Seeing this made me cry with joy, my legions can march forth once again *sniff*


----------



## mynameisgrax

Their unstoppable magic, combined with ample supply of extra dice to dispel RIP spells, are the only thing about the army I really feared when playing against them (okay, that and the screaming skull catapults). 

I'm glad they're getting a new army book and set of models. As they were, they just seemed way too overcosted to be competitive. The price they had to pay for basic troops and heavy cavalry (and not very good heavy cavalry) was criminal.


----------



## Masked Jackal

Witch King of Angmar said:


> They are still pretty good magic wise....and chariot troops nothing to laugh at......:shok:


No, it's really just magic. Their chariots are kind of weak.


----------



## Stephen_Newman

I hope for some giant sphinx type of creature. Or maybe some more egyptian crazy stuff. Like a crocodile!


----------



## Bindi Baji

unixknight said:


> Which (hopefully) implies Bretonnia is next AND not in the too distant future...

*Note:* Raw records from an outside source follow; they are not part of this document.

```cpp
LaGeom la_stream_res_plan(const LaGeom &geo, uint32_t feat, uint32_t n, uint32_t cus, uint32_t per_cu = 1);
size_t la_stream_res_ctl_bytes();
uint32_t la_stream_res_max_blocks(const LaGeom &geo, uint32_t feat, uint32_t n, uint32_t cus);
struct ResShard {
    uint32_t W, rank;
    uint64_t seq;
    char *const *peers;
    uint64_t hello, flags, lists;
    uint64_t nflags, norm;
};
hipError_t launch_la_stream_res(const DevTable &t, const void *pods, const DPodX *podx, const DevCfg &c, uint32_t P,
                                const LaGeom &geo, uint64_t *lists0, uint64_t *clists0, uint32_t lwords,
                                uint32_t cwords, uint4 *npart, NormInfo *norm, uint32_t *stat, unsigned long long *nfall, int32_t *on,
                                uint64_t *ok, uint64_t *st, void *ctl, uint32_t sel_blocks, uint64_t *rdiag,
                                const ResShard &rsh, hipStream_t stream);

hipError_t launch_la_window(const DevTable &t, const void *pods, const DPodX *podx, uint32_t s0,
                            uint32_t P, const DevCfg &c, const LaGeom &geo, const LaBufs &bufs,
                            int32_t *out_node, uint64_t *out_key, uint64_t *stamps, uint64_t *diag,
                            hipStream_t stream, int part);

hipError_t launch_batch_init(uint32_t *ctrl, uint32_t *bidx, uint32_t P, uint32_t B, hipStream_t stream);
size_t batch_claim_lds(uint32_t n);
hipError_t batch_claim_prepare();
hipError_t launch_batch_claim(const DevTable &t, const void *pods, const uint64_t *lists, uint32_t *ctrl,
                              uint32_t *bidx, uint32_t P, uint32_t B, int32_t *out_node,
                              uint64_t *out_key, hipStream_t stream);

__global__ void k_set_row(DevTable t, uint32_t i, HostRow v, uint32_t feat);

}
```

Baseline: 2.205 million pods/s.

## Make host mirror lazy via device snapshot tail kernel and reuse run resources

After each stream run, a small tail kernel writes the status words (handoff flag, rescan counters) and the dynamic node-table columns into a double-buffered pinned host snapshot. This replaces the blocking device-to-host memcpys and the per-run host loop that rebuilt the mirror from rows. The host mirror is now materialised lazily, only when a later API call needs it, and table restore becomes a pointer switch to the saved copy instead of a full copy. Timing events, a single zero-filled arena for resident-path memsets, and memoised LDS attribute and per-CU occupancy queries are reused across runs to cut per-call host overhead. The cost is extra state-tracking complexity, with a risk of the mirror going stale if the lazy bookkeeping is wrong.

```diff
diff --git a/custom-k8s-scheduler_amd/csrc/qs_ctx.hpp b/custom-k8s-scheduler_amd/csrc/qs_ctx.hpp
--- a/custom-k8s-scheduler_amd/csrc/qs_ctx.hpp
+++ b/custom-k8s-scheduler_amd/csrc/qs_ctx.hpp
@@ -9,6 +9,7 @@
 #include "../../include/qsched.h"
 #include "qs_device.hpp"
 #include "qs_launch.hpp"
+#include "qs_mirror_state.hpp"
 
 namespace qs_host {
 
@@ -55,26 +56,6 @@
     }
     template <class T>
     T *as() const { return (T *)p; }
-};
-
-struct Mirror {
-    uint32_t n = 0;
-    std::vector<int64_t> ac, am, mp, rc, rm, zc, zm, np;
-    std::vector<int64_t> ae, re;
-    std::vector<uint64_t> th, ts, lb;
-    std::vector<int32_t> zone;
-    std::vector<uint64_t> gen;
-    void resize(uint32_t nn) {
-        n = nn;
-        zone.assign(nn, 0);
-        for (auto *v : {&ac, &am, &mp, &rc, &rm, &zc, &zm, &np}) v->assign(nn, 0);
-        ae.assign((size_t)nn * QS_MAX_EXT, 0);
-        re.assign((size_t)nn * QS_MAX_EXT, 0);
-        th.assign(nn, 0);
-        ts.assign(nn, 0);
-        lb.assign((size_t)nn * 2, 0);
-        gen.assign(nn, 0);
-    }
 };
 
 inline int ctz64(int64_t v) { return v == 0 ? 64 : __builtin_ctzll((uint64_t)v); }
@@ -126,7 +107,10 @@
     bool saved = false;
     bool saved_wide = false;
     int saved_shift = 20;
-    bool mirror_stale = false;
+    qs_host::MirrorLazy lz;
+    hipEvent_t ev_run[2] = {nullptr, nullptr};
+    uint64_t tail_seq = 0;
+    qs_host::DevBuf res_arena;
     uint64_t device_faults = 0;
     qs_host::DevBuf diag;
     qs_host::DevBuf scratch, lists, clists, dio, npart, normi, nstat, nfall, nrec, bctrl, one_pod, one_podx;
@@ -138,7 +122,6 @@
     uint32_t pend = 0xFFFFFFFFu;
     qs_host::DevBuf hand;
     bool handoff_off = false;
-    qs_host::DevBuf resctl;
     int res_timeouts = 0;
     bool res_cooldown = false;
     uint32_t inject_used = 0;
diff --git a/custom-k8s-scheduler_amd/csrc/qs_host.cpp b/custom-k8s-scheduler_amd/csrc/qs_host.cpp
--- a/custom-k8s-scheduler_amd/csrc/qs_host.cpp
+++ b/custom-k8s-scheduler_amd/csrc/qs_host.cpp
@@ -260,7 +260,30 @@
     return d;
 }
 
+void materialise_mirror(qs_ctx *c) { mirror_materialise(c->lz, c->m, c->m_saved); }
+
+void ensure_snap(qs_ctx *c, uint32_t n) {
+    if (c->lz.snap[0] && c->lz.snap[1] && c->lz.snap_cap >= std::max<uint32_t>(n, 1)) return;
+    materialise_mirror(c);
+    c->lz.pending = false;
+    for (int b = 0; b < 2; ++b) {
+        if (c->lz.snap[b]) (void)hipHostFree(c->lz.snap[b]);
+        c->lz.snap[b] = nullptr;
+    }
+    c->lz.snap_cap = 0;
+    const uint32_t cap = std::max<uint32_t>(64, (n + 63) & ~63u);
+    for (int b = 0; b < 2; ++b) {
+        void *p = nullptr;
+        HIPCHK(hipHostMalloc(&p, snap_words(cap) * 8, hipHostMallocDefault));
+        std::memset(p, 0, snap_words(cap) * 8);
+        c->lz.snap[b] = static_cast<int64_t *>(p);
+    }
+    c->lz.snap_cap = cap;
+}
+
 void upload_table(qs_ctx *c) {
+    materialise_mirror(c);
+    ensure_snap(c, c->m.n);
     const uint32_t n = c->m.n;
     const uint32_t cap = std::max<uint32_t>(64, (n + 63) & ~63u);
     const bool wide = c->wide;
@@ -305,7 +328,6 @@
     HIPCHK(hipStreamSynchronize(c->stream));
     c->dev_valid = true;
     c->soa_valid = soa;
-    c->mirror_stale = false;
 }
 
 void ensure_soa(qs_ctx *c) {
@@ -327,42 +349,13 @@
     if (c->pend == 0xFFFFFFFFu) return;
     const uint32_t i = c->pend;
     c->pend = 0xFFFFFFFFu;
-    if (c->dev_valid && i < c->m.n) push_row(c, i, false);
-}
-
-void sync_mirror(qs_ctx *c) {
-    if (!c->mirror_stale || !c->dev_valid) return;
-    const uint32_t n = c->m.n;
-    Mirror &m = c->m;
-    if (c->wide) {
-        std::vector<DRowW> rows(n);
-        if (n) HIPCHK(hipMemcpyAsync(rows.data(), c->dt.wrows, n * sizeof(DRowW), hipMemcpyDeviceToHost, c->stream));
-        HIPCHK(hipStreamSynchronize(c->stream));
-        for (uint32_t i = 0; i < n; i++) {
-            m.rc[i] = rows[i].rc;
-            m.rm[i] = (int64_t)rows[i].rm;
-            m.zc[i] = rows[i].zc;
-            m.zm[i] = (int64_t)rows[i].zm;
-            m.np[i] = rows[i].np;
-            m.re[(size_t)i * QS_MAX_EXT] = rows[i].re0;
-            m.re[(size_t)i * QS_MAX_EXT + 1] = rows[i].re1;
-        }
-    } else {
-        std::vector<DRow> rows(n);
-        if (n) HIPCHK(hipMemcpyAsync(rows.data(), c->dt.rows, n * sizeof(DRow), hipMemcpyDeviceToHost, c->stream));
-        HIPCHK(hipStreamSynchronize(c->stream));
-        for (uint32_t i = 0; i < n; i++) {
-            m.rc[i] = rows[i].rc;
-            m.rm[i] = (int64_t)rows[i].rm << c->shift;
-            m.zc[i] = rows[i].zc;
-            m.zm[i] = (int64_t)rows[i].zm << c->shift;
-            m.np[i] = rows[i].np;
-            m.re[(size_t)i * QS_MAX_EXT] = rows[i].re0;
-            m.re[(size_t)i * QS_MAX_EXT + 1] = rows[i].re1;
-        }
-    }
-    c->mirror_stale = false;
-}
+    if (c->dev_valid && i < c->m.n) {
+        materialise_mirror(c);
+        push_row(c, i, false);
+    }
+}
+
+void sync_mirror(qs_ctx *c) { materialise_mirror(c); }
 
 int pod_min_shift(const qs_pod &p) { return std::min(ctz64(p.req_mem), ctz64(p.nz_mem)); }
 
@@ -540,10 +533,11 @@
 void flush_pending(qs_ctx *c);
 
 template <class F>
-qs_status guarded(qs_ctx *c, F &&f, bool keep_pending = false) {
+qs_status guarded(qs_ctx *c, F &&f, bool keep_pending = false, bool lazy_mirror = false) {
     if (!c) return QS_EINVAL;
     std::lock_guard<std::mutex> lk(c->mu);
     try {
+        if (!lazy_mirror) materialise_mirror(c);
         if (!keep_pending) flush_pending(c);
         f();
         c->err.clear();
@@ -551,8 +545,8 @@
     } catch (const QsError &e) {
         c->err = e.msg;
         if (e.st == QS_EDEVICE || e.st == QS_ETIMEOUT) {
+            mirror_run_discard(c->lz);
             c->dev_valid = false;
-            c->mirror_stale = false;
             c->saved = false;
             c->device_faults++;
         }
@@ -821,6 +815,10 @@
     hipStream_t s = c->stream, s2 = c->stream2;
     if (s2) (void)hipStreamSynchronize(s2);
     if (c->pin) (void)hipHostFree(c->pin);
+    for (int b = 0; b < 2; ++b) {
+        if (c->lz.snap[b]) (void)hipHostFree(c->lz.snap[b]);
+        if (c->ev_run[b]) (void)hipEventDestroy(c->ev_run[b]);
+    }
     delete c;
     if (s) (void)hipStreamDestroy(s);
     if (s2) (void)hipStreamDestroy(s2);
@@ -960,6 +958,7 @@
             m.lb[2 * (size_t)i] = nd->label_bits ? nd->label_bits[2 * (size_t)i] : 0;
             m.lb[2 * (size_t)i + 1] = nd->label_bits ? nd->label_bits[2 * (size_t)i + 1] : 0;
         }
+        mirror_statics_changed(c->lz);
         for (uint32_t i = 0; i < n; i++) check_row_values(m, i);
         c->shift = table_shift(m);
         c->zero_alloc = count_zero_alloc(m);
@@ -967,7 +966,6 @@
         for (uint32_t i = 0; i < n && !c->wide; i++) c->wide = !row_compact_ok(m, i, c->shift);
         c->dev_valid = false;
         c->saved = false;
-        c->mirror_stale = false;
         ++c->table_epoch;
         upload_table(c);
     });
@@ -1012,6 +1010,7 @@
         one.gen[0] = generation;
         check_row_values(one, 0);
         const bool was_zero = idx < m.n && zero_alloc_row(m, idx);
+        mirror_statics_changed(c->lz);
         if (idx == m.n) {
             Mirror old = m;
             m.resize(old.n + 1);
@@ -1209,6 +1208,12 @@
 }
 
 static const bool g_sdiag = getenv("QS_SCORE_DIAG") && getenv("QS_SCORE_DIAG")[0] == '1';
+static const bool g_rdiag = getenv("QS_RUN_DIAG") && getenv("QS_RUN_DIAG")[0] == '1';
+using RunClock = std::chrono::steady_clock;
+static inline RunClock::time_point run_stamp() { return g_rdiag ? RunClock::now() : RunClock::time_point{}; }
+static inline double run_us(RunClock::time_point a, RunClock::time_point b) {
+    return std::chrono::duration<double, std::micro>(b - a).count();
+}
 struct ScoreSplit { std::chrono::steady_clock::time_point ts, tl, t0, te; };
 static thread_local ScoreSplit g_split;
 static void score_diag_report(uint64_t seq, std::chrono::steady_clock::time_point tu) {
@@ -1361,6 +1366,8 @@
 
 qs_status qs_stream_run(qs_ctx *c, qs_stream *s, qs_mode mode, qs_stats *stats) {
     return guarded(c, [&] {
+        const auto d_in = run_stamp();
+        auto d_launch = d_in;
         if (!s) fail(QS_EINVAL, "null stream");
         if (mode != QS_MODE_EXACT && mode != QS_MODE_BATCHED) fail(QS_EINVAL, "unknown qs_mode");
         if (s->shift != c->shift || s->wide != c->wide) fail(QS_ESTATE, "node table re-laid out after prepare");
@@ -1376,11 +1383,13 @@
         uint64_t *ok = s->d_key.as<uint64_t>();
         uint64_t *st = c->cfg.record_timestamps ? s->d_stamp.as<uint64_t>() : nullptr;
         uint64_t batches = 0;
-        hipEvent_t e0, e1;
-        HIPCHK(hipEventCreate(&e0));
-        HIPCHK(hipEventCreate(&e1));
+        for (hipEvent_t &e : c->ev_run)
+            if (!e) HIPCHK(hipEventCreate(&e));
+        const hipEvent_t e0 = c->ev_run[0], e1 = c->ev_run[1];
+        const void *tail_werr = nullptr, *tail_nfall = nullptr;
         KernelTimer kt(c->cfg.profile_kernels != 0, c->stream, c->stream2);
         HIPCHK(hipEventRecord(e0, c->stream));
+        d_launch = run_stamp();
         if (P > 0 && n == 0) {
             HIPCHK(hipMemsetAsync(on, 0xFF, 4 * (size_t)P, c->stream));
             HIPCHK(hipMemsetAsync(ok, 0, 8 * (size_t)P, c->stream));
@@ -1632,19 +1641,24 @@
                 c->last_resident = resident;
                 if (!resident) c->res_cooldown = false;
                 if (resident) {
-                    c->resctl.ensure(la_stream_res_ctl_bytes());
+                    auto up256 = [](size_t b) { return (b + 255) & ~(size_t)255; };
+                    const size_t a_ctl = up256(8 * lwords * nbuf), a_werr = a_ctl + up256(la_stream_res_ctl_bytes());
+                    const size_t a_nfall = a_werr + 16, a_bytes = a_werr + 256;
+                    c->res_arena.ensure(a_bytes);
+                    char *arena = c->res_arena.as<char>();
+                    uint64_t *rlists = reinterpret_cast<uint64_t *>(arena);
+                    void *rctl = arena + a_ctl;
+                    unsigned long long *rnfall = reinterpret_cast<unsigned long long *>(arena + a_nfall);
                     c->dc.ready = nullptr;
                     c->dc.epoch = 0;
-                    c->dc.werr = reinterpret_cast<uint32_t *>(hw + 2);
+                    c->dc.werr = reinterpret_cast<uint32_t *>(arena + a_werr);
                     c->last_waits = true;
-                    HIPCHK(hipMemsetAsync(c->lists.p, 0, 8 * lwords * nbuf, c->stream));
-                    HIPCHK(hipMemsetAsync(c->dio.p, 0, 2 * kDioWords * 4, c->stream));
-                    HIPCHK(hipMemsetAsync(c->resctl.p, 0, la_stream_res_ctl_bytes(), c->stream));
-                    HIPCHK(hipMemsetAsync(hw + 2, 0, 8, c->stream));
+                    tail_werr = arena + a_werr;
+                    tail_nfall = rnfall;
+                    HIPCHK(hipMemsetAsync(arena, 0, a_bytes, c->stream));
                     c->npart.ensure(16 * 2 * (size_t)rgeo.K * rgeo.G);
                     c->normi.ensure(16 * 2 * 64);
                     c->nstat.ensure(4 * 2 * 128 * (size_t)rgeo.K);
-                    HIPCHK(hipMemsetAsync(c->nfall.p, 0, 16, c->stream));
                     const size_t rcw = std::max<size_t>(1, (size_t)rgeo.K * rgeo.G * rgeo.L);
                     c->clists.ensure(8 * rcw * 2);
                     ResShard rsh{1u, 0u, 0ull, nullptr, 0ull, 0ull, 0ull, 0ull, 0ull};
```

Before I answer that question,
would you prefer 

A: Blissfull ignorance?
or
B: Mild depression? 

oh, that appears to have already answered it


----------



## Viscount Vash

Ok....
GW releasing an army I'm painting now in the month of my birthday.
This is too good to be true.....

Hopefully not much of what I own already is going to be defunct but I should be alright as apart from some liches ,TKs and the giant I reckon I'm safe.

Much with the joy and anticipation. :biggrin:


----------



## Serpion5

This will be interesting. Even though I`d prefer an actual necron release, these should still provide a few modelling oppurtunities for obscure homebrew models. 

Looking on the bright side as opposed to the reality... :hang1:


----------



## experiment 626

Stephen_Newman said:


> I hope for some giant sphinx type of creature. Or maybe some more egyptian crazy stuff. Like a crocodile!


the sphinx would be an amazing idea since every single fantasy player could use one!
build it as the nehekaran sphinx terrain piece, pass a simple 'I' test with your main fighty character and get a 33.3% chance of gaining heroic killing blow! or give your wizard a shot at loremaster - death on top of their other spells?:shok:

if there is a sphinx model, i'm buying two of 'em;
1 to convert into an abyssal terror for a lahmain vampire countess
2nd to build into the terrain piece!

please, please, please let there be a giant sphinx!!!

cheers!


----------



## Hellados

They look so coooool!! Can't wait  more coolness!!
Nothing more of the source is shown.